@@ -1252,12 +1318,27 @@
     return n ? (size_t)n * DPARTS * HIST_USED * sizeof(float) + (size_t)n * sizeof(uint32_t) : 0;
 }
 
+int sift3d_hip_describe_lattice_level(float ux, float uy, float uz, double sd)
+{
+    const float sigma = (float)(sd * 7.071067812);
+    const float rad = (float)(2.0 * (double)sigma);
+    int e;
+    const float mant = frexpf(ux, &e);
+    const float rad2 = rad * rad, u2 = ux * ux;
+    return ux == uy && ux == uz && mant == 0.5f && ux >= 0.0009765625f && ux <= 1024.0f &&
+           rad2 / u2 < 0.999f * (float)(WL_STRIDE - WL_HEAD - 1) && u2 * (float)WL_STRIDE < 16777216.0f;
+}
+
 static int describe_launch(const sift3d_hip_level *d_levels, int nlevels, const sift3d_hip_kp *d_kp, uint32_t n,
-                           uint32_t n_exact, float *d_hist, float *d_hist2, const float *d_wlut,
-                           void *d_part, void *stream)
+                           uint32_t n_exact, uint32_t n_lattice, float *d_hist, float *d_hist2,
+                           const float *d_wlut, void *d_part, void *stream)
 {
     if (n_exact > n)
         n_exact = n;
+    if (!(DESC_OPT & 8) || !d_wlut)
+        n_lattice = 0;
+    if (n_lattice > n - n_exact)
+        return launch_fail("sift3d_hip_describe", "more lattice records than fast records");
 #ifdef SIFT3D_AMD_DIAG
     static int ablate = getenv("SIFT3D_AMD_DESC_ABLATE") ? atoi(getenv("SIFT3D_AMD_DESC_ABLATE")) : 0;
 #define DESC_ABLATE_PASS , ablate
@@ -1282,10 +1363,18 @@
         float *parts = reinterpret_cast<float *>(d_part);
         uint32_t *done = reinterpret_cast<uint32_t *>(parts + (size_t)nf * DPARTS * HIST_USED);
         hipError_t e = hipMemsetAsync(done, 0, (size_t)nf * sizeof(uint32_t), (hipStream_t)stream);
-        if (e == hipSuccess) {
-            hipLaunchKernelGGL(k_describe<false>, dim3(describe_grid(nf * DPARTS, work != nullptr)),
-                               dim3(64 * DWAVES), 0, (hipStream_t)stream, d_levels, d_kp, n_exact, n, d_hist,
-                               d_hist2, d_wlut, work ? work + 1 : nullptr, parts, done DESC_ABLATE_PASS);
+        const uint32_t ng = nf - n_lattice;
+        if (e == hipSuccess && ng) {
+            hipLaunchKernelGGL((k_describe<false, false>), dim3(describe_grid(ng * DPARTS, work != nullptr)),
+                               dim3(64 * DWAVES), 0, (hipStream_t)stream, d_levels, d_kp, n_exact, n - n_lattice,
+                               d_hist, d_hist2, d_wlut, work ? work + 1 : nullptr, parts, done DESC_ABLATE_PASS);
+            e = hipGetLastError();
+        }
+        if (e == hipSuccess && n_lattice) {
+            hipLaunchKernelGGL((k_describe<false, true>), dim3(describe_grid(n_lattice * DPARTS, true)),
+                               dim3(64 * DWAVES), 0, (hipStream_t)stream, d_levels, d_kp, n - n_lattice, n,
+                               d_hist, d_hist2, d_wlut, work + 2, parts + (size_t)ng * DPARTS * HIST_USED,
+                               done + ng DESC_ABLATE_PASS);
             e = hipGetLastError();
         }
         if (tmp) {
@@ -1306,20 +1395,29 @@
 {
     if (!n)
         return SIFT3D_SUCCESS;
-    return describe_launch(d_levels, 0, d_kp, n, 0, d_hist, nullptr, nullptr, nullptr, stream);
+    return describe_launch(d_levels, 0, d_kp, n, 0, 0, d_hist, nullptr, nullptr, nullptr, stream);
+}
+
+int sift3d_hip_describe_lattice(const sift3d_hip_level *d_levels, int nlevels, const sift3d_hip_kp *d_kp,
+                                uint32_t n, uint32_t n_exact, uint32_t n_lattice, float *d_hist, float *d_hist2,
+                                float *d_wlut, void *d_part, void *stream)
+{
+    if (!n)
+        return SIFT3D_SUCCESS;
+    if (!d_wlut || nlevels < 1)
+        return describe_launch(d_levels, 0, d_kp, n, n_exact, 0, d_hist, d_hist2, nullptr, d_part, stream);
+    hipLaunchKernelGGL(k_desc_wlut, dim3(nlevels), dim3(256), 0, (hipStream_t)stream, d_levels, nlevels,
+                       d_wlut);
+    return describe_launch(d_levels, nlevels, d_kp, n, n_exact, n_lattice, d_hist, d_hist2, d_wlut, d_part,
+                           stream);
 }
 
 int sift3d_hip_describe_parts(const sift3d_hip_level *d_levels, int nlevels, const sift3d_hip_kp *d_kp,
                               uint32_t n, uint32_t n_exact, float *d_hist, float *d_hist2, float *d_wlut,
                               void *d_part, void *stream)
 {
-    if (!n)
-        return SIFT3D_SUCCESS;
-    if (!d_wlut || nlevels < 1)
-        return describe_launch(d_levels, 0, d_kp, n, n_exact, d_hist, d_hist2, nullptr, d_part, stream);
-    hipLaunchKernelGGL(k_desc_wlut, dim3(nlevels), dim3(256), 0, (hipStream_t)stream, d_levels, nlevels,
-                       d_wlut);
-    return describe_launch(d_levels, nlevels, d_kp, n, n_exact, d_hist, d_hist2, d_wlut, d_part, stream);
+    return sift3d_hip_describe_lattice(d_levels, nlevels, d_kp, n, n_exact, 0, d_hist, d_hist2, d_wlut, d_part,
+                                       stream);
 }
 
 int sift3d_hip_describe_ex(const sift3d_hip_level *d_levels, int nlevels, const sift3d_hip_kp *d_kp,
* * *
▸ **TASK GOAL**:
Return an exact copy of the listing above, complete in every line.

▸ **EXERCISE SOLUTION**:
@@ -1252,12 +1318,27 @@
     return n ? (size_t)n * DPARTS * HIST_USED * sizeof(float) + (size_t)n * sizeof(uint32_t) : 0;
 }
 
+int sift3d_hip_describe_lattice_level(float ux, float uy, float uz, double sd)
+{
+    const float sigma = (float)(sd * 7.071067812);
+    const float rad = (float)(2.0 * (double)sigma);
+    int e;
+    const float mant = frexpf(ux, &e);
+    const float rad2 = rad * rad, u2 = ux * ux;
+    return ux == uy && ux == uz && mant == 0.5f && ux >= 0.0009765625f && ux <= 1024.0f &&
+           rad2 / u2 < 0.999f * (float)(WL_STRIDE - WL_HEAD - 1) && u2 * (float)WL_STRIDE < 16777216.0f;
+}
+
 static int describe_launch(const sift3d_hip_level *d_levels, int nlevels, const sift3d_hip_kp *d_kp, uint32_t n,
-                           uint32_t n_exact, float *d_hist, float *d_hist2, const float *d_wlut,
-                           void *d_part, void *stream)
+                           uint32_t n_exact, uint32_t n_lattice, float *d_hist, float *d_hist2,
+                           const float *d_wlut, void *d_part, void *stream)
 {
     if (n_exact > n)
         n_exact = n;
+    if (!(DESC_OPT & 8) || !d_wlut)
+        n_lattice = 0;
+    if (n_lattice > n - n_exact)
+        return launch_fail("sift3d_hip_describe", "more lattice records than fast records");
 #ifdef SIFT3D_AMD_DIAG
     static int ablate = getenv("SIFT3D_AMD_DESC_ABLATE") ? atoi(getenv("SIFT3D_AMD_DESC_ABLATE")) : 0;
 #define DESC_ABLATE_PASS , ablate
@@ -1282,10 +1363,18 @@
         float *parts = reinterpret_cast<float *>(d_part);
         uint32_t *done = reinterpret_cast<uint32_t *>(parts + (size_t)nf * DPARTS * HIST_USED);
         hipError_t e = hipMemsetAsync(done, 0, (size_t)nf * sizeof(uint32_t), (hipStream_t)stream);
-        if (e == hipSuccess) {
-            hipLaunchKernelGGL(k_describe<false>, dim3(describe_grid(nf * DPARTS, work != nullptr)),
-                               dim3(64 * DWAVES), 0, (hipStream_t)stream, d_levels, d_kp, n_exact, n, d_hist,
-                               d_hist2, d_wlut, work ? work + 1 : nullptr, parts, done DESC_ABLATE_PASS);
+        const uint32_t ng = nf - n_lattice;
+        if (e == hipSuccess && ng) {
+            hipLaunchKernelGGL((k_describe<false, false>), dim3(describe_grid(ng * DPARTS, work != nullptr)),
+                               dim3(64 * DWAVES), 0, (hipStream_t)stream, d_levels, d_kp, n_exact, n - n_lattice,
+                               d_hist, d_hist2, d_wlut, work ? work + 1 : nullptr, parts, done DESC_ABLATE_PASS);
+            e = hipGetLastError();
+        }
+        if (e == hipSuccess && n_lattice) {
+            hipLaunchKernelGGL((k_describe<false, true>), dim3(describe_grid(n_lattice * DPARTS, true)),
+                               dim3(64 * DWAVES), 0, (hipStream_t)stream, d_levels, d_kp, n - n_lattice, n,
+                               d_hist, d_hist2, d_wlut, work + 2, parts + (size_t)ng * DPARTS * HIST_USED,
+                               done + ng DESC_ABLATE_PASS);
             e = hipGetLastError();
         }
         if (tmp) {
@@ -1306,20 +1395,29 @@
 {
     if (!n)
         return SIFT3D_SUCCESS;
-    return describe_launch(d_levels, 0, d_kp, n, 0, d_hist, nullptr, nullptr, nullptr, stream);
+    return describe_launch(d_levels, 0, d_kp, n, 0, 0, d_hist, nullptr, nullptr, nullptr, stream);
+}
+
+int sift3d_hip_describe_lattice(const sift3d_hip_level *d_levels, int nlevels, const sift3d_hip_kp *d_kp,
+                                uint32_t n, uint32_t n_exact, uint32_t n_lattice, float *d_hist, float *d_hist2,
+                                float *d_wlut, void *d_part, void *stream)
+{
+    if (!n)
+        return SIFT3D_SUCCESS;
+    if (!d_wlut || nlevels < 1)
+        return describe_launch(d_levels, 0, d_kp, n, n_exact, 0, d_hist, d_hist2, nullptr, d_part, stream);
+    hipLaunchKernelGGL(k_desc_wlut, dim3(nlevels), dim3(256), 0, (hipStream_t)stream, d_levels, nlevels,
+                       d_wlut);
+    return describe_launch(d_levels, nlevels, d_kp, n, n_exact, n_lattice, d_hist, d_hist2, d_wlut, d_part,
+                           stream);
 }
 
 int sift3d_hip_describe_parts(const sift3d_hip_level *d_levels, int nlevels, const sift3d_hip_kp *d_kp,
                               uint32_t n, uint32_t n_exact, float *d_hist, float *d_hist2, float *d_wlut,
                               void *d_part, void *stream)
 {
-    if (!n)
-        return SIFT3D_SUCCESS;
-    if (!d_wlut || nlevels < 1)
-        return describe_launch(d_levels, 0, d_kp, n, n_exact, d_hist, d_hist2, nullptr, d_part, stream);
-    hipLaunchKernelGGL(k_desc_wlut, dim3(nlevels), dim3(256), 0, (hipStream_t)stream, d_levels, nlevels,
-                       d_wlut);
-    return describe_launch(d_levels, nlevels, d_kp, n, n_exact, d_hist, d_hist2, d_wlut, d_part, stream);
+    return sift3d_hip_describe_lattice(d_levels, nlevels, d_kp, n, n_exact, 0, d_hist, d_hist2, d_wlut, d_part,
+                                       stream);
 }
 
 int sift3d_hip_describe_ex(const sift3d_hip_level *d_levels, int nlevels, const sift3d_hip_kp *d_kp,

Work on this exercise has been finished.